**Given data:**

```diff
@@ -468,11 +558,12 @@
     const char* e = getenv(name);
     return e && e[0] == '0';
   };
-  const bool lean = !off("UAVGNN_K1_BWD_LEAN"), ht = !off("UAVGNN_K1_BWD_HALFTRIP");
-#define UAVGNN_RESIDENT_LAUNCH(LEANV, HTV)                                                                                          \
-  hipLaunchKernelGGL((gatv2_bwd_resident_kernel<LEANV, HTV>), dim3(grid), dim3(kThreads), 0, st, x_src, x_dst, seg_off, dst_order, \
+  const bool lean = !off("UAVGNN_K1_BWD_LEAN"), ht = !off("UAVGNN_K1_BWD_HALFTRIP"), trim = !off("UAVGNN_K1_BWD_TRIM");
+#define UAVGNN_RESIDENT_LAUNCH(...)                                                                                                  \
+  hipLaunchKernelGGL((gatv2_bwd_resident_kernel<__VA_ARGS__>), dim3(grid), dim3(kThreads), 0, st, x_src, x_dst, seg_off, dst_order, \
                      N, W_s, b_s, W_d, b_d, attn, slope, out, d_out, ld_out, a_save, partial, onepass_max_deg)
-  if (lean && ht) UAVGNN_RESIDENT_LAUNCH(true, true);
+  if (lean && ht && trim) UAVGNN_RESIDENT_LAUNCH(true, true, true);
+  else if (lean && ht) UAVGNN_RESIDENT_LAUNCH(true, true);
   else if (lean) UAVGNN_RESIDENT_LAUNCH(true, false);
   else if (ht) UAVGNN_RESIDENT_LAUNCH(false, true);
   else UAVGNN_RESIDENT_LAUNCH(false, false);
```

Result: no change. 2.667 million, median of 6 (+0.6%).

**Required work:** Copy out all lines above that include the string "LEANV".

**Written solution:**
-#define UAVGNN_RESIDENT_LAUNCH(LEANV, HTV)                                                                                          \
-  hipLaunchKernelGGL((gatv2_bwd_resident_kernel<LEANV, HTV>), dim3(grid), dim3(kThreads), 0, st, x_src, x_dst, seg_off, dst_order, \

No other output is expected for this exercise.